I stood and buttoned my coat after the Sunday morning service, steeling myself to face the January chill, the dreariness of another long winter setting in.
David, my five-year-old, came running. He grabbed my arm, pulling me down the hall. “Mom, you’ve got to see this,” he said.
I hadn’t seen him this excited since, well, Christmas morning. But that seemed ages ago. I’d long since boxed up the Nativity, the ornaments and lights, and dragged the tree to the curb. All the work of the holiday with none of the wonder.
We got to his Sunday school classroom. He led me to the trash can. “Look,” he said. I peered in. At the bottom was a small potted Christmas tree, the one his class had decorated weeks ago.
I looked at David quizzically. “Can we take it home, Mom?” he asked.
“Well, I don’t know,” I said hesitantly. I reached into the trash can and carefully pulled out the tree by its spine. It was not much more than a foot tall. The few branches that weren’t brown looked like they were fading fast. Dead needles fell like snow.
“We can help it, right?” David said.
“We can try, maybe,” I said, not wanting to get his hopes up too much.
We went out to the car. David put the tree beside him in the backseat.
“We’re going to take care of you, little tree,” he said. “Don’t you worry.”
At home I got scissors and trimmed off the brown, dried-out branches. By the time I was done all that was left were the top two branches.
I soaked the hard-as-concrete soil and put the tree in the kitchen window, where it would get lots of indirect light.

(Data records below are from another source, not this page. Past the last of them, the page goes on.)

def conv(x, pk, out=None, res=None, gate=None, act=None, tile=None, sp_out=False):
    lib = _lib.load()
    tuning = AUTOTUNE["on"] and RANGE_CHECK["on"] and pk.prec == PREC_F16X3 and not torch.cuda.is_current_stream_capturing()
    if isinstance(x, SP):
        if tuning:
            _range_check(pk, lambda: x.buf[: x.plane].abs().max(), "planes -> %dx%d" % (pk.cin, pk.cout))
        if pk.prec == PREC_F16X3:
            return _conv_sp(x, pk, out, res, act, tile, sp_out)
        x, sp_out = join_planes(x), False
    if tuning:
        _range_check(pk, (lambda: (x.as_rows()[:, : x.C] if x.dense else x.buf).abs().max()) if isinstance(x, CL) else (lambda: x.abs().max()),
                     "conv %s %d -> %d" % (pk.k, pk.cin, pk.cout))
    if sp_out:
        raise MspiError("conv: split-plane output needs a split-plane input (mspi_gemm_sp_fwd)")
    d = ConvDesc()
    if isinstance(x, CL):
        _need_gpu(x.buf)
        N, T, H, W, Cin = x.N, x.T, x.H, x.W, x.Cs
        d.sN, d.sT, d.sH, d.sW, d.sC = x.sN, H * W * x.ld, W * x.ld, x.ld, 1
        xptr, dev = x.ptr, x.buf.device
    else:
        _need_gpu(x)
        if x.dim() == 4:
            x = x[:, :, None]
        if x.dtype != torch.float32:
            raise MspiError("conv: input must be fp32")
        N, Cin, T, H, W = x.shape
        sN, sC, sT, sH, sW = x.stride()
        d.sN, d.sT, d.sH, d.sW, d.sC = sN, sT, sH, sW, sC
        xptr, dev = x.data_ptr(), x.device
    if Cin != pk.cin_s:
        raise MspiError("conv: input has %d stored channels, weights were packed for %d" % (Cin, pk.cin_s))
    if pk.w.device != dev:
        raise MspiError("conv: packed weights live on %s, the input on %s" % (pk.w.device, dev))
    To, Ho, Wo = _out_extent(T, H, W, pk.k, pk.stride, pk.pad)
    if out is None:
        out = alloc(N, To, Ho, Wo, pk.cout, dev)
    if (out.N, out.T, out.H, out.W) != (N, To, Ho, Wo) or out.Cs != pk.cout_s or not out.dense:
        raise MspiError("conv: output CL %s does not match %s" % ((out.N, out.T, out.H, out.W, out.C), (N, To, Ho, Wo, pk.cout)))
    d.N, d.T, d.H, d.W, d.C = N, T, H, W, Cin
    d.kT, d.kH, d.kW = pk.k
    d.strT, d.strH, d.strW = pk.stride
    d.padT, d.padH, d.padW = pk.pad
    d.To, d.Ho, d.Wo = To, Ho, Wo
    d.Cout = pk.cout_s
    d.ldy, d.ldw = out.ld, pk.ldw
    d.ldr = res.ld if res is not None else 0
    d.act = pk.act if act is None else act
    d.prec, d.w_scale = pk.prec, pk.w_scale
    d.w_blocked = sp_weights(pk).data_ptr() if (pk.prec == PREC_F16X3 and W_BLOCKED) else None
    if res is not None and (res.M != out.M or not res.dense):
        raise MspiError("conv: residual rows %d != output rows %d (or residual not dense)" % (res.M, out.M))
    M = N * To * Ho * Wo
    taps = pk.k[0] * pk.k[1] * pk.k[2]
    tm = _Timed("conv_gemm", 2.0 * M * taps * pk.cin * pk.cout,
                4.0 * (N * T * H * W * pk.cin + M * pk.cout * (2 if res is not None else 1) + pk.cout * taps * pk.cin),
                "M=%d K=%d(%dx%d) N=%d s=%s%s%s" % (M, taps * pk.cin, taps, pk.cin, pk.cout, pk.stride,
                                                  " +res" if res is not None else "", " +gate" if gate is not None else ""))
    args = (xptr, pk.w.data_ptr(), pk.bias.data_ptr() if pk.bias is not None else None,
            res.ptr if res is not None else None, gate.data_ptr() if gate is not None else None, out.ptr, _stream())
    rg = None
    if THIN_ENABLED and pk.thin is not None and isinstance(x, CL) and x.dense:
        rg = _lib.RowGemmDesc()
        rg.M, rg.K, rg.N = M, pk.cin_s, pk.cout_s
        rg.ldx, rg.ldy, rg.ldr, rg.ldg = x.ld, out.ld, d.ldr, pk.cin_s
        rg.act, rg.rows_per_sample, rg.w_scale = d.act, To * Ho * Wo, pk.w_scale
        rg_args = (xptr, pk.thin.data_ptr(), args[2], args[3], args[4], out.ptr, args[6])

    halo = bool(HALO_ENABLED and gate is None and d.w_blocked and pk.k[1:] == (3, 3) and xptr % 16 == 0 and
                lib.mspi_conv_halo_supported(C.byref(d)))

    def launch(t):
        if t == THIN:
            return lib.mspi_rowgemm_fwd(C.byref(rg), *rg_args)
        if t == HALO:
            return lib.mspi_conv_halo_fwd(C.byref(d), args[0], args[2], args[3], None, out.ptr, args[6])
        if t >= SPLITK:
            S = t - SPLITK
            ws = torch.empty(S * M * pk.cout_s, dtype=torch.float32, device=dev)
            d.tile = 3
            return lib.mspi_conv_splitk_fwd(C.byref(d), args[0], args[1], args[2], args[3], args[5], ws.data_ptr(), S, args[6])
        d.tile = t
        return lib.mspi_conv_fwd(C.byref(d), *args)

    key = (M, taps * pk.cin_s, pk.cout_s, pk.k, pk.stride, pk.prec, d.sC == 1, res is not None, gate is not None, rg is not None, halo)
    choice = _choose(key, tile, None, _conv_kernels, launch, pk, d, M, rg, halo, gate)
    if choice is None:
        choice = THIN if rg is not None and THIN_DEFAULT else -1
    if choice == THIN and rg is None:
        raise MspiError("conv: the thin-GEMM kernel does not cover this call")
    if choice == HALO and not halo:
        raise MspiError("conv: the halo-staged kernel does not cover this call")
    with tm:
        check(launch(choice), "mspi_rowgemm_fwd" if choice == THIN else "mspi_conv_halo_fwd" if choice == HALO else
              "mspi_conv_splitk_fwd" if choice >= SPLITK else "mspi_conv_fwd")
        if Profiler.active is not None:
            if choice == THIN:
                tm.name = "rowgemm<%d,f16x3>" % rowgemm_ksb(pk.cin_s)
            elif choice == HALO:
                v = lib.mspi_conv_halo_variant(C.byref(d), xptr)
                tm.name = "conv_halo<%d,%d,f16x3>" % (v // 1000, v % 1000)
            elif choice >= SPLITK:
                tm.name = "conv_gemm<64,64,splitk%d>" % (choice - SPLITK)
            else:
                tm.name = gemm_kernel_name(lib.mspi_conv_variant(C.byref(d), xptr, args[4], 1))
    return out
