@@ -1138,16 +1241,18 @@
                     for (int id = desc_lo[p]; id < desc_hi[p]; ++id) { item_prob.push_back(id); item_row0.push_back(0); item_nrows.push_back(0); }
                     continue;
                 }
+                const int nseg = (KT + kseg - 1) / kseg;
                 for (int r0 = 0; r0 < n; r0 += V.rg)
-                    for (int k0 = 0; k0 < KT; k0 += kseg) {
+                    for (int q = 0; q < nseg; ++q) {
                         item_prob.push_back((int)(item_desc.size() / 4)); item_row0.push_back(r0); item_nrows.push_back(std::min(V.rg, n - r0));
                         int4 d0, d1, d2, d3;
-                        lohi(h_qoff[p] + ((int64_t)(r0 / 16) * KT + k0) * 512, d0.x, d0.y);
-                        lohi((int64_t)(k0 / kseg) * npad + h_pad[p] + r0, d0.z, d0.w);
-                        lohi(8 * h_pad[p] + (int64_t)k0 * 256, d1.x, d1.y);
+                        d0.x = (int)(h_soff[p] + r0 / 16);
+                        d0.y = (int)((h_qoff[p] + (int64_t)(r0 / 16) * 16 * h_ld[p]) / 1024);
+                        lohi((int64_t)q * npad + h_pad[p] + r0, d0.z, d0.w);
+                        lohi(8 * h_pad[p], d1.x, d1.y);
                         lohi(h_binoff[p] + r0, d1.z, d1.w);
                         d2 = make_int4(p, (int)h_pad[p], r0, std::min(V.rg, n - r0));
-                        d3 = make_int4(std::min(kseg, KT - k0), k0 / kseg, KT, 0);
+                        d3 = make_int4(nseg, q, 0, 0);
                         item_desc.push_back(d0); item_desc.push_back(d1); item_desc.push_back(d2); item_desc.push_back(d3);
                     }
                 continue;
@@ -1186,6 +1291,9 @@
     uint8_t* d_q8 = nullptr;
     int64_t* d_ovf_ptr = nullptr;
     int32_t* d_ovf = nullptr;
+    int64_t* d_tbase = nullptr;
+    int2* d_tcnt = nullptr;
+    uint16_t* d_tidx = nullptr;
     uint8_t* d_digits = nullptr;
     double* d_part = nullptr;
     int64_t* d_qoff = nullptr;
@@ -1206,9 +1314,17 @@
             strips += sp;
         }
         h_q[2 * (size_t)nprob] = strips;
-        HC_CUDA(scratch.alloc((void**)&d_q8, (size_t)qbytes + 8 * (size_t)npad * (1 + (size_t)nseg_max) + 16));
-        d_digits = d_q8 + ((qbytes + 15) & ~15ll);
-        d_part = reinterpret_cast<double*>(d_digits + 8 * (size_t)npad);
+        const int64_t nst = qbytes / 1024;
+        const int nbs = (int)((strips + 1023) / 1024);
+        uint8_t* d_tmp = nullptr;
+        HC_CUDA(scratch.alloc((void**)&d_tmp, (size_t)qbytes));
+        const size_t i64s = (size_t)strips + 1 + (size_t)nbs + 1;
+        HC_CUDA(scratch.alloc((void**)&d_tbase, i64s * sizeof(int64_t) + (size_t)strips * sizeof(int2) + (size_t)nst * (4 + 2 + 1)));
+        int64_t* d_tbsum = d_tbase + strips + 1;
+        d_tcnt = reinterpret_cast<int2*>(d_tbase + i64s);
+        int32_t* d_rel = reinterpret_cast<int32_t*>(d_tcnt + strips);
+        d_tidx = reinterpret_cast<uint16_t*>(d_rel + nst);
+        uint8_t* d_cls = reinterpret_cast<uint8_t*>(d_tidx + nst);
         const size_t ptr_bytes = ((size_t)nbins + 1 + 2 * (size_t)nprob + 1 + (size_t)((nbins + 1023) / 1024) + 1) * sizeof(int64_t);
         HC_CUDA(scratch.alloc((void**)&d_ovf_ptr, ptr_bytes + (2 * (size_t)nbins + nprob) * sizeof(int32_t)));
         d_qoff = d_ovf_ptr + nbins + 1;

David took a long look at the tree in its new spot and even he seemed to realize what a hopeless cause it probably was. “Do you think we should say a prayer for it?” he said.
“It can’t hurt,” I said. We held hands.
“Dear God, please help this tree get better,” David whispered.
“Amen,” I added. Still I couldn’t help but think that God had bigger things to worry about.
The next week I watered the tree when I remembered, which wasn’t often. The house was a mess after the holidays, there was laundry to do, grocery shopping, the usual routine. David ran to check on the tree first thing every morning.
“It’s looking good,” he’d cheerfully report. Were we seeing the same tree? To me it still looked pitiful, our very own Charlie Brown Christmas tree.
Then one morning I heard David shout, “Mom, come quick! It’s the tree.” I hurried to the kitchen. David was on his tiptoes, peering up at his little friend. “Look!” he said, pointing. “It’s growing!”
Sure enough, sprouting from the very top of those two branches were two tiny new stubs. That touch of green felt like a gift—an incredible, unexpected, unearned gift.
“Mom, we did it!” David said.
“Yes, we did,” I said, “with God’s help.”
Soon I was checking on the tree each morning too. Winter didn’t feel so dreary. I made sure to water it, and like David I took to offering it a kind word, a devotional of sorts.
New branches kept sprouting and with each one, I felt something grow inside of me—the hope that comes from Christmas, a promise still as fresh and alive as it was that night in Bethlehem long, long ago.